== Task ==
Take every line in the entries that includes the word "slots" and copy it.

== Records supplied ==
constexpr int GBM = 128, GBN = 128, GBK = 64, GNT = 256;
constexpr int kGemmLds = 2 * 2 * GBM * GBK * 2;

typedef __attribute__((address_space(3))) char lds_t;

__device__ __forceinline__ void glds16(const void* g, lds_t* l) {
  __builtin_amdgcn_global_load_lds(g, (__attribute__((address_space(3))) void*)l, 16, 0, 0);
}

__global__ __launch_bounds__(GNT, 2) void k_gemm_bf16_tn(const u16* __restrict__ A, const u16* __restrict__ Bt,
                                                         u16* __restrict__ C, int M, int N, int K, WorkQueue* q,
                                                         const PartTable* table, u32 mode, u32 me, u64* cnt,
                                                         u32 inst_per_tile, u32 refs_per_tile, u32 miss_per_tile,
                                                         u32* status) {
  __shared__ __attribute__((aligned(16))) char smem[kGemmLds + 16];
  lds_t* lds = (lds_t*)smem;
  int* s_slot = (int*)(smem + kGemmLds);
  const u32 xcc = xcc_id();
  u64 t_last = __builtin_amdgcn_s_memtime();
  const int tid = threadIdx.x, lane = tid & 63, wid = tid >> 6;
  const int wr = wid >> 1, wc = wid & 1;
  const int tiles_m = M / GBM, tiles_n = N / GBN, ntiles = tiles_m * tiles_n;
  const int nk = K / GBK;
  constexpr int GROUP_M = 8;

  int srow[4], scol[4];
#pragma unroll
  for (int j = 0; j < 4; ++j) {
    const int c = wid * 4 + j;
    srow[j] = 8 * c + (lane >> 3);
    scol[j] = (((lane & 7) ^ (srow[j] & 7)) * 8);
  }

  for (;;) {
    const int t = grab_unit(q, table, mode, me, xcc, s_slot, (u32)ntiles);
    if (t < 0) break;
    const int in_group = GROUP_M * tiles_n;
    const int g = t / in_group;
    const int first_m = g * GROUP_M;
    const int gsz = min(tiles_m - first_m, GROUP_M);
    const int tm = first_m + (t % in_group) % gsz;
    const int tn = (t % in_group) / gsz;
    const u16* Ab = A + (size_t)tm * GBM * K;
    const u16* Bb = Bt + (size_t)tn * GBN * K;

    f32x4 acc[4][4];
#pragma unroll
// ... 5 lines not shown
      lds_t* la = lds + buf * (2 * GBM * GBK * 2);
      lds_t* lb = la + GBM * GBK * 2;
#pragma unroll
      for (int j = 0; j < 4; ++j) {
        const int c = wid * 4 + j;
        glds16(Ab + (size_t)srow[j] * K + kt * GBK + scol[j], la + c * 1024);
        glds16(Bb + (size_t)srow[j] * K + kt * GBK + scol[j], lb + c * 1024);
      }
    };

    stage(0, 0);
    asm volatile("s_waitcnt vmcnt(0)" ::: "memory");
    __syncthreads();
    int cur = 0;
    for (int kt = 0; kt < nk; ++kt) {
      if (kt + 1 < nk) stage(cur ^ 1, kt + 1);
      const lds_t* la = lds + cur * (2 * GBM * GBK * 2);
      const lds_t* lb = la + GBM * GBK * 2;
#pragma unroll
      for (int s = 0; s < 2; ++s) {
        bf16x8 a[4], b[4];
        const int chunk = s * 4 + (lane >> 4);
#pragma unroll
        for (int i = 0; i < 4; ++i) {
          const int ra = wr * 64 + i * 16 + (lane & 15);
          a[i] = *(const __attribute__((address_space(3))) bf16x8*)(la + ra * 128 + ((chunk ^ (ra & 7)) << 4));
          const int rb = wc * 64 + i * 16 + (lane & 15);
          b[i] = *(const __attribute__((address_space(3))) bf16x8*)(lb + rb * 128 + ((chunk ^ (rb & 7)) << 4));
        }
#pragma unroll
        for (int i = 0; i < 4; ++i)
#pragma unroll
          for (int j = 0; j < 4; ++j) acc[i][j] = __builtin_amdgcn_mfma_f32_16x16x32_bf16(a[i], b[j], acc[i][j], 0, 0, 0);
      }
      asm volatile("s_waitcnt vmcnt(0)" ::: "memory");
      __syncthreads();
      cur ^= 1;
    }
#pragma unroll
    for (int i = 0; i < 4; ++i)
#pragma unroll
      for (int j = 0; j < 4; ++j) {
        const int m = tm * GBM + wr * 64 + i * 16 + (lane >> 4) * 4;
        const int n = tn * GBN + wc * 64 + j * 16 + (lane & 15);
#pragma unroll
        for (int r = 0; r < 4; ++r) C[(size_t)(m + r) * N + n] = f2bf(acc[i][j][r]);
      }
    count_unit(cnt, me, xcc, inst_per_tile, &t_last, refs_per_tile, miss_per_tile, q);
  }
  finish(q, status, (u32)ntiles);
}

constexpr int G2_BM = 256, G2_BK = 64, G2_NT = 512;
constexpr u32 kGemmXRange = 1u << 16;
constexpr u32 kGemmBlock2D = 1u << 17;
constexpr u32 kGemmStatic = 1u << 18;
constexpr int kGemmOptsLive = 1 | 8 | 1 << 23;
constexpr int kGemmOptsShipped = 256 | 8192 | 65536 | 131072;
static int g_gemm_opts = 8;
constexpr int kG2Half = 128 * 128;
constexpr int kG2Buf = 4 * kG2Half;
constexpr int kG2Lds = 2 * kG2Buf;

__device__ __forceinline__ int g2_swz(int r) { return (r >> 1) & 7; }

__global__ __launch_bounds__(G2_NT, 1) void k_gemm256_bf16_tn(const u16* __restrict__ A, const u16* __restrict__ Bt,
                                                             u16* __restrict__ C, int M, int N, int K, WorkQueue* q,
                                                             const PartTable* table, u32 mode, u32 me, u64* cnt,
                                                             u32 inst_per_tile, u32 refs_per_tile, u32 miss_per_tile,
                                                             u32* status) {
  __shared__ __attribute__((aligned(16))) char smem[kG2Lds + 16];
  lds_t* lds = (lds_t*)smem;
  int* s_slot = (int*)(smem + kG2Lds);
  const u32 xcc = xcc_id();
  u64 t_last = __builtin_amdgcn_s_memtime();
  const int tid = threadIdx.x, lane = tid & 63, wid = tid >> 6;
  const int wu = __builtin_amdgcn_readfirstlane(wid);
  const int wr = wu >> 2, wc = wu & 3;
  const int tiles_m = M / G2_BM, tiles_n = N / G2_BM, ntiles = tiles_m * tiles_n;
  const int nt = K / G2_BK;
  int soff[2];
#pragma unroll
  for (int j = 0; j < 2; ++j) {
    const int row = 8 * (2 * wid + j) + (lane >> 3);
    soff[j] = row * K + (((lane & 7) ^ g2_swz(row)) * 8);
  }
  int soffa[4];
#pragma unroll
  for (int j = 0; j < 4; ++j) {
    const int row = 8 * (4 * (wid & 3) + j) + (lane >> 3);
    soffa[j] = row * K + (((lane & 7) ^ g2_swz(row)) * 8);
  }
  const int l16 = lane & 15, lq = lane >> 4;
  const int bh = wc >> 1, bc = (wc & 1) * 64;
  int units_seen = 0;

  for (;;) {
    const int tile = (mode & kGemmStatic) ? (units_seen ? -1 : (int)blockIdx.x)
                     : (mode & kGemmXRange) ? grab_unit_x(q, table, mode, me, xcc, s_slot, (u32)ntiles)
                                            : grab_unit(q, table, mode, me, xcc, s_slot, (u32)ntiles);
    if (tile < 0) break;
    int tm = tile / tiles_n, tn = tile % tiles_n;
    if ((mode & kGemmBlock2D) && (tiles_m & 3) == 0 && (tiles_n & 1) == 0 && ntiles % kXcds == 0) {
      const int per = ntiles / kXcds;
      const int bm = tiles_m / 4, bn = tiles_n / 2;
      const int g = (mode & kGemmXRange) ? tile / per : tile % kXcds;
      const int jj = (mode & kGemmXRange) ? tile % per : tile / kXcds;
      tm = (g >> 1) * bm + jj / bn;
      tn = (g & 1) * bn + jj % bn;
    }
    const u16* Ab = A + (size_t)tm * G2_BM * K;
    const u16* Bb = Bt + (size_t)tn * G2_BM * K;
    auto stage = [&](int kind, int h, int t) {
      const u16* src = (kind ? Bb : Ab) + (size_t)h * 128 * K + t * G2_BK;
      lds_t* dst = lds + (t & 1) * kG2Buf + (kind * 2 + h) * kG2Half + wid * 2048;
      glds16(src + soff[0], dst);
      glds16(src + soff[1], dst + 1024);
    };
    auto stage_own_a = [&](int t) {
      const u16* src = Ab + (size_t)wr * 128 * K + t * G2_BK;
      lds_t* dst = lds + (t & 1) * kG2Buf + wr * kG2Half + (wid & 3) * 4096;
#pragma unroll
      for (int j = 0; j < 4; ++j) glds16(src + soffa[j], dst + j * 1024);
    };
    auto frag = [&](int b, int kind, int h, int r0, int s) -> bf16x8 {
      const int r = r0 + l16;
      const lds_t* p = lds + b * kG2Buf + (kind * 2 + h) * kG2Half + r * 128 + (((4 * s + lq) ^ g2_swz(r)) << 4);
      return *(const __attribute__((address_space(3))) bf16x8*)p;
    };
    f32x4 acc[8][4];
#pragma unroll
    for (int i = 0; i < 8; ++i)
#pragma unroll
      for (int j = 0; j < 4; ++j) acc[i][j] = f32x4{0.f, 0.f, 0.f, 0.f};
    stage(1, 0, 0); stage(1, 1, 0); stage(0, 0, 0); stage(0, 1, 0);
    asm volatile("s_waitcnt vmcnt(0)" ::: "memory");
    __builtin_amdgcn_s_barrier();
    if (wr == 1) __builtin_amdgcn_s_barrier();
    bf16x8 a[4][2], b[4][2];
    for (int t = 0; t < nt; ++t) {
      const int buf = t & 1;
      const bool more = t + 1 < nt;
#pragma unroll
      for (int j = 0; j < 4; ++j)
#pragma unroll
        for (int s2 = 0; s2 < 2; ++s2) b[j][s2] = frag(buf, 1, bh, bc + j * 16, s2);
      __builtin_amdgcn_sched_barrier(0);
#pragma unroll
      for (int i = 0; i < 4; ++i)
#pragma unroll
        for (int s2 = 0; s2 < 2; ++s2) a[i][s2] = frag(buf, 0, wr, i * 16, s2);
      if (more) {
        stage(1, 0, t + 1); stage(1, 1, t + 1);
      } else {
        asm volatile("s_waitcnt vmcnt(0)" ::: "memory");
      }
      __builtin_amdgcn_s_barrier();
      asm volatile("s_waitcnt lgkmcnt(0)" ::: "memory");
      __builtin_amdgcn_s_setprio(1);
#pragma unroll
      for (int s2 = 0; s2 < 2; ++s2)
#pragma unroll
        for (int i = 0; i < 4; ++i)
// ... 41 lines not shown
      const int row = p * 16 + (tid >> 5), c16 = tid & 31;
      u32x4 v = *(const __attribute__((address_space(3))) u32x4*)(lds + row * 512 + (((2 * c16) ^ (row & 14)) << 3));
      if (row & 1) v = u32x4{v.z, v.w, v.x, v.y};
      u32x4* dst = (u32x4*)(C + (size_t)(tm * G2_BM + row) * N + tn * G2_BM + c16 * 8);
      __builtin_nontemporal_store(v, dst);
    }
    __syncthreads();
    ++units_seen;
    if (!(mode & kGemmStatic)) count_unit(cnt, me, xcc, inst_per_tile, &t_last, refs_per_tile, miss_per_tile, q);
  }
  if (!(mode & kGemmStatic)) finish(q, status, (u32)ntiles);
}
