def step_work(layers, minibatch, n_games, plies=1, bf16=False, bf16_bwd=False, td="online", screened=True, derive=True,
              prioritized=False, l0_mfma=True, optimizer="sgd", grad_clip=False, soft_target=False, n_step=1,
              mirror=False, bootstrap="all", colour_swap=False, view=False):
    if view and colour_swap:
        raise ValueError("view and colour_swap exclude each other (xq_dqn_td_grads_replay refuses the pair)")
    if bootstrap not in ("all", "legal"):
        raise ValueError("bootstrap: 'all' or 'legal'")
    legal = bootstrap == "legal"
    if legal and bf16:
        raise ValueError("bootstrap='legal' needs an fp32 net")
    screened = screened and not legal
    h = list(layers[1:-1])
    H1, Hl, k = h[0], h[-1], len(h)
    B, n = minibatch, n_games
    dbl = td == "double"
    chains = 3 if dbl else 2
    fa = 2 if bf16 else 4
    mm_peak = PEAK_BF16_MFMA_TFLOPS if bf16 else PEAK_F32_MFMA_TFLOPS
    w = {}
    mfma0 = l0_mfma and H1 % 64 == 0 and B >= 256

    def put(name, flops, by, bound, what, peak=None):
        if bound == "mfma":
            pk, unit = (peak or mm_peak), "TFLOP/s"
        else:
            pk, unit = PEAK_HBM_GBS, "GB/s"
        w[name] = dict(flops=float(flops), hbm_bytes=float(by), bound=bound, peak=pk, peak_unit=unit, what=what)

    gathered = chains - (1 if derive and not dbl else (1 if derive and bf16 else 0))
    rows = 32 * gathered + (4 if derive else 0)
    put("l0_forward_gather", 2.0 * B * rows * H1,
        B * (chains * 48 + 48) + STATE * H1 * fa * (2 if dbl or td == "target" else 1) + chains * B * H1 * (4 if not bf16 else 2) +
        (B * H1 * 4 if bf16 else 0) + (96 * Hl * 6 if screened else 0),
        "hbm", "layer 0 of the forward chains as a gather of W0^T rows (L2-resident) + the minibatch's boards; "
               "s' derived from s when the TD rule allows")
    if k >= 2:
        fl = by = 0.0
        for l in range(1, k):
            fl += 2.0 * B * h[l - 1] * h[l] * chains
            by += chains * B * (h[l - 1] * fa + h[l] * (4 if not bf16 else 2)) + h[l - 1] * h[l] * fa * (2 if dbl or td == "target" else 1)
            if bf16:
                by += B * h[l] * 4
        if screened:
            by += B * Hl * 2
        put("gemm_hidden_fwd", fl / (k - 1), by / (k - 1), "mfma",
            "hidden products of the %d forward chains grouped in one launch per layer, bias + tanh epilogue" % chains)
    G = 2 * ((NO + 63) // 64)
    if legal:
        nets = 2 if dbl else 1
        nslabs = min(Hl // 64, 8) if B >= 2048 and Hl % 128 == 0 else 1
        put("gemm_legal_head", 2.0 * B * 96 * Hl, B * Hl * 4 + 96 * Hl * 4 + nslabs * B * 96 * 4, "mfma",
            "pre-activations of outputs 0..95 for s' as k-slabs, per launch (%d per step)" % nets)
        put("legal_qmax", 0.0, B * (48 + 6 + 384.0 * nets * nslabs + 384 + 12), "hbm",
            "move generation for the side to move in s' and the greedy pick over z[to] of its moves: the legal-move bootstrap")
        put("td_target_delta", 4.0 * B * Hl, 2 * B * Hl * 4 + 32 * B, "hbm", "Q(s,a), y, output delta, top hidden delta")
    elif screened:
        put("gemm_qmax_screen", 2.0 * NO * B * Hl, NO * Hl * 2 + B * Hl * 2 + 2 * G * B * 4 + 16 * B * 4 + B * 4, "mfma",
            "exact screen of max_a' Q(s'): all 8100 outputs once on bf16 MFMA, top-2 per 32-output group", PEAK_BF16_MFMA_TFLOPS)
        td_in_refine = Hl == 256 and not prioritized and not bf16_bwd
        by = 16 * B * 4 + 2 * G * B * 4 / 16.0 + B * Hl * 4
        if td_in_refine:
            by += 2 * B * Hl * 4 + 24 * B
        put("qmax_refine", 2.0 * B * Hl * (3 if td_in_refine else 1), by, "hbm",
            "fp32 re-evaluation of the screened candidates" + (" + TD target, output delta and top hidden delta" if td_in_refine else ""))
        if not td_in_refine:
            put("td_target_delta", 4.0 * B * Hl, 2 * B * Hl * 4 + 32 * B, "hbm", "Q(s,a), y, output delta, top hidden delta")
    else:
        fe = 2 if bf16 else 4
        tiles_m = (NO + 127) // 128
        put("gemm_qmax_rowmax", 2.0 * NO * B * Hl, fe * (NO * Hl + B * Hl) + 2 * tiles_m * B * 4 * (2 if dbl else 1), "mfma",
            "%s_a' Q(s') over all 8100 outputs, Q never written" % ("argmax" if dbl else "max"))
        put("colmax_reduce", B * 2.0 * tiles_m, 2 * tiles_m * B * 4 * (2 if dbl else 1) + 4 * B * 4 * 2, "hbm", "fold of the partial maxima")
        put("td_target_delta", 4.0 * B * Hl * (2 if dbl else 1), (2 + (1 if dbl else 0)) * B * Hl * 4 + 32 * B, "hbm",
            "Q(s,a), y, output delta, top hidden delta")
    nch_out = (B + 255) // 256
    out_fl, out_by = 2.0 * B * Hl, B * Hl * 4 + 8 * B + nch_out * (96 * Hl + 96) * 4
    if not bf16:
        if k >= 2:
            fl = by = 0.0
            launches = k - 1
            for l in range(k - 2, -1, -1):
                fl += 2.0 * B * h[l + 1] * h[l]
                by += B * h[l + 1] * 4 + h[l] * h[l + 1] * 4 + 2 * B * h[l] * 4
                if not (k == 2):
                    sp = pick_splits(h[l + 1], h[l], B)
                    fl += 2.0 * h[l + 1] * h[l] * B
                    by += sp * h[l + 1] * h[l] * 4
            fl += out_fl; by += out_by
            put("td_tail_deltas", fl / launches, by / launches, "hbm",
                "fused launch: hidden delta product || weight-gradient product of the layer above || output-layer segmented sums")
        chunk = 2048 if B >= 16384 else 1024
        nch = (B + chunk - 1) // chunk
        kpad = nch * chunk
        if mfma0:
            fl = 2.0 * 80 * 16 * H1 * kpad * 3
            by = 6.0 * H1 * kpad + 4.0 * 96 * kpad + B * H1 * 4 + nch * STATE * H1 * 4
        else:
            fl = 2.0 * B * 32 * H1
            by = B * H1 * 4 + 48 * B + nch * STATE * H1 * 4
        if k == 2:
            sp = pick_splits(h[1], h[0], B)
            fl += 2.0 * h[1] * h[0] * B
            by += B * (h[0] + h[1]) * 4 + sp * h[0] * h[1] * 4
        if k == 1:
            fl += out_fl; by += out_by
        R = max(1, min(64, B // 64))
        by += R * sum(h) * 4
        fl += B * sum(h)
        put("td_tail_l0", fl, by, "hbm",
            "fused launch: layer-0 gradient " + ("as the exact product one-hot^T x delta_0 on the bf16 matrix pipe (3-term split) || "
                                                 if mfma0 else "as per-(square, piece) segmented sums of delta rows || ")
            + ("hidden weight-gradient product || " if k == 2 else "") + "bias column sums")
        if mfma0:
            w["td_tail_l0"]["mfma_bf16_flops"] = 2.0 * 80 * 16 * H1 * kpad * 3
            if "td_tail_deltas" in w:
                w["td_tail_deltas"]["hbm_bytes"] += (6.0 * H1 * kpad + 4.0 * 96 * kpad + 48 * B) / max(1, k - 1)
        slabs = nch * STATE * H1 + nch_out * (96 * Hl + 96) + R * sum(h)
        for l in range(1, k):
            slabs += pick_splits(h[l], h[l - 1], B) * h[l] * h[l - 1]
        touched = STATE * H1 + sum(h[l] * h[l - 1] for l in range(1, k)) + 96 * Hl + 96 + sum(h)
        put("sgd_apply", 2.0 * touched, 4 * (slabs + 2 * touched), "hbm", "ordered sum of every partial-sum slab + SGD step on the touched parameters")
    else:
        eb = 2 if bf16_bwd else 4
        if k >= 2:
            fl = by = 0.0
            for l in range(k - 2, -1, -1):
                fl += 2.0 * B * h[l + 1] * h[l]
                by += B * h[l + 1] * eb + h[l] * h[l + 1] * eb + B * h[l] * (eb + 4 + (2 if bf16_bwd else 0))
            put("gemm_hidden_delta", fl / (k - 1), by / (k - 1), "mfma", "hidden delta product (delta_{l+1} . weight view) (1 - a^2)",
                PEAK_BF16_MFMA_TFLOPS if bf16_bwd else PEAK_F32_MFMA_TFLOPS)
            fl = by = 0.0
            for l in range(1, k):
                sp = max(1, min(16, 256 // max(1, (h[l] // 256) * (h[l - 1] // 128)))) if bf16_bwd else pick_splits(h[l], h[l - 1], B)
                fl += 2.0 * h[l] * h[l - 1] * B
                by += B * (h[l] + h[l - 1]) * eb + sp * h[l] * h[l - 1] * 4
            put("gemm_grad_hidden", fl / (k - 1), by / (k - 1), "mfma", "hidden weight-gradient product, split-K slabs",
                PEAK_BF16_MFMA_TFLOPS if bf16_bwd else PEAK_F32_MFMA_TFLOPS)
        chunk = 2048 if B >= 16384 else 1024
        nch = (B + chunk - 1) // chunk
        if mfma0:
            kpad = nch * chunk
            put("l0_grad_segsum", 2.0 * 80 * 16 * H1 * kpad * 3, 6.0 * H1 * kpad + 4.0 * 96 * kpad + nch * STATE * H1 * 4, "mfma",
                "layer-0 gradient as the exact product one-hot^T x delta_0 on the bf16 matrix pipe (3-term split)", PEAK_BF16_MFMA_TFLOPS)
            put("l0_delta_split", 8.0 * B * H1, B * H1 * 4 + 6.0 * H1 * kpad, "hbm", "delta_0 -> three transposed bf16 planes (hi, mid, lo)")
            put("l0_sel_words", 0.0, 48 * B + 4.0 * 96 * kpad, "hbm", "boards -> selector half-words of the one-hot operand")
        else:
            put("l0_grad_segsum", 2.0 * B * 32 * H1, B * H1 * 4 + 48 * B + nch * STATE * H1 * 4, "hbm",
                "layer-0 gradient as per-(square, piece) segmented sums of delta rows (L2 gather)")
        put("out_grad_segsum", out_fl, out_by, "hbm", "output-layer gradient rows 0..95 as segmented sums by action")
        R = max(1, min(64, B // 64))
        put("bias_grad_colsum", float(B * sum(h)), B * sum(h) * 4 + R * sum(h) * 4, "hbm", "bias gradients: column sums of every hidden delta")
        slabs = nch * STATE * H1 + nch_out * (96 * Hl + 96) + R * sum(h)
        for l in range(1, k):
            sp = max(1, min(16, 256 // max(1, (h[l] // 256) * (h[l - 1] // 128)))) if bf16_bwd else pick_splits(h[l], h[l - 1], B)
            slabs += sp * h[l] * h[l - 1]
        touched = STATE * H1 + sum(h[l] * h[l - 1] for l in range(1, k)) + 96 * Hl + 96 + sum(h)
        put("sgd_apply", 2.0 * touched, 4 * (slabs + 2 * touched) + (2 * touched if bf16 else 0), "hbm",
            "ordered sum of every partial-sum slab + SGD step on the touched parameters (+ their bf16 shadow)")
    if optimizer == "adam":
        sgd = w.pop("sgd_apply")
        put("adam_apply", 12.0 * touched, sgd["hbm_bytes"] + 16 * touched, "hbm",
            "ordered sum of every partial-sum slab + Adam step on the touched parameters and their two moments" + (" (+ their bf16 shadow)" if bf16 else ""))
    elif optimizer != "sgd":
        raise ValueError("optimizer: 'sgd' or 'adam'")
    if grad_clip:
        put("grad_norm", 3.0 * touched + slabs, 4 * (slabs + touched), "hbm",
            "ordered sum of every partial-sum slab into the gradient buffer + fp64 sum of its squares (global-norm clipping)")
        w["adam_apply" if optimizer == "adam" else "sgd_apply"]["hbm_bytes"] -= 4 * (slabs - touched)
    if soft_target:
        a = w["adam_apply" if optimizer == "adam" else "sgd_apply"]
        a["flops"] += 2.0 * touched
        a["hbm_bytes"] += 8 * touched + (2 * touched if bf16 else 0)
        a["what"] += " + soft update of the touched target parameters"
    if n_step > 1:
        put("nstep_assemble", 2.0 * B * (n_step - 1), B * (9.0 * n_step + 4 * 48 + 21), "hbm",
            "gather of the minibatch's n-step transitions into the staging batch the TD step reads")
        if prioritized:
            put("per_writeback", 0.0, 20.0 * B, "hbm", "TD-error priorities of a prioritized n-step draw back to the sampled slots")
    if mirror:
        put("mirror_stage", 0.0, B * (215.0 if n_step == 1 else 201.0), "hbm",
            "left-right reflection of the flagged minibatch rows in the staging batch the TD step reads")
        if prioritized and n_step == 1:
            put("per_writeback", 0.0, 20.0 * B, "hbm", "TD-error priorities of a prioritized mirrored draw back to the sampled slots")
    if colour_swap:
        first = n_step == 1 and not mirror
        put("colour_swap_stage", 0.0, B * ((215.0 if first else 201.0) + ((2.0 if first else 6.0) if legal else 0.0)), "hbm",
            "exchange of the colours (row -> 9 - row, Red <-> Black) of the flagged minibatch rows in the staging batch the TD step reads")
        if prioritized and first:
            put("per_writeback", 0.0, 20.0 * B, "hbm", "TD-error priorities of a prioritized colour-swapped draw back to the sampled slots")
    if view:
        first = n_step == 1 and not mirror
        put("mover_view_stage", 0.0, B * ((218.0 if first else 212.0) + (1.0 if legal else 0.0)), "hbm",
            "mover view of the minibatch in the staging batch the TD step reads: s and the action by who moved, s' by who moves next")
        if prioritized and first:
            put("per_writeback", 0.0, 20.0 * B, "hbm", "TD-error priorities of a prioritized view-mode draw back to the sampled slots")
    if legal and (n_step > 1 or mirror) and not colour_swap and not view:
        put("legal_side_stage", 0.0, 6.0 * B, "hbm", "side to move in s' of every staged row, from the ring's column (legal-move bootstrap)")
    nw =STATE * H1 + sum(h[l] * h[l - 1] for l in range(1, k)) + Hl * NO
    nb = sum(h) + NO
    put("target_sync_copy", 0.0, 8.0 * (nw + nb), "hbm", "updateTargetNetwork(): device copy of all parameters")
    put("l0_forward_gather@select", 2.0 * n * 32 * H1, 48 * n + STATE * H1 * fa + n * H1 * (2 if bf16 else 4), "hbm",
        "layer 0 of Q(s) for the boards of every game (gather)")
    ride = (not bf16) and k >= 2 and n >= 2048 and n % 64 == 0 and Hl % 128 == 0
    if k >= 2:
        fl = by = 0.0
        for l in range(1, k):
            fl += 2.0 * n * h[l - 1] * h[l]
            by += n * h[l - 1] * fa + h[l - 1] * h[l] * fa
            if l == k - 1 and ride:
                fl += 2.0 * n * Hl * 128
                by += (Hl // 64) * n * 96 * 4 + 128 * Hl * 4
            else:
                by += n * h[l] * (2 if bf16 else 4)
        put("gemm_hidden_fwd@select", fl / (k - 1), by / (k - 1), "mfma",
            "hidden products of the select chain" + ("; the last one carries the select head (Q[0..95] as k-slabs)" if ride else ""))
    if not ride:
        put("gemm_q90_select@select", 2.0 * n * Hl * 96, n * Hl * fa + 96 * Hl * fa + n * 96 * 4, "mfma", "select head Q(s)[0..95]")
    if view:
        put("view_boards@select", 0.0, (48.0 + 16.0 + 48.0) * n, "hbm", "view(board, side to move) of every game's board for the select chain")
    put("env_selfplay_step", 0.0, float(ENV_BYTES_PER_GAME) * n, "hbm",
        "fused self-play ply: legal moves, epsilon-greedy select, movePiece, reward, game over, auto-reset, transition -> ring")
    return w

== Written reply ==
            put("per_writeback", 0.0, 20.0 * B, "hbm", "TD-error priorities of a prioritized n-step draw back to the sampled slots")
            put("per_writeback", 0.0, 20.0 * B, "hbm", "TD-error priorities of a prioritized mirrored draw back to the sampled slots")
            put("per_writeback", 0.0, 20.0 * B, "hbm", "TD-error priorities of a prioritized colour-swapped draw back to the sampled slots")
            put("per_writeback", 0.0, 20.0 * B, "hbm", "TD-error priorities of a prioritized view-mode draw back to the sampled slots")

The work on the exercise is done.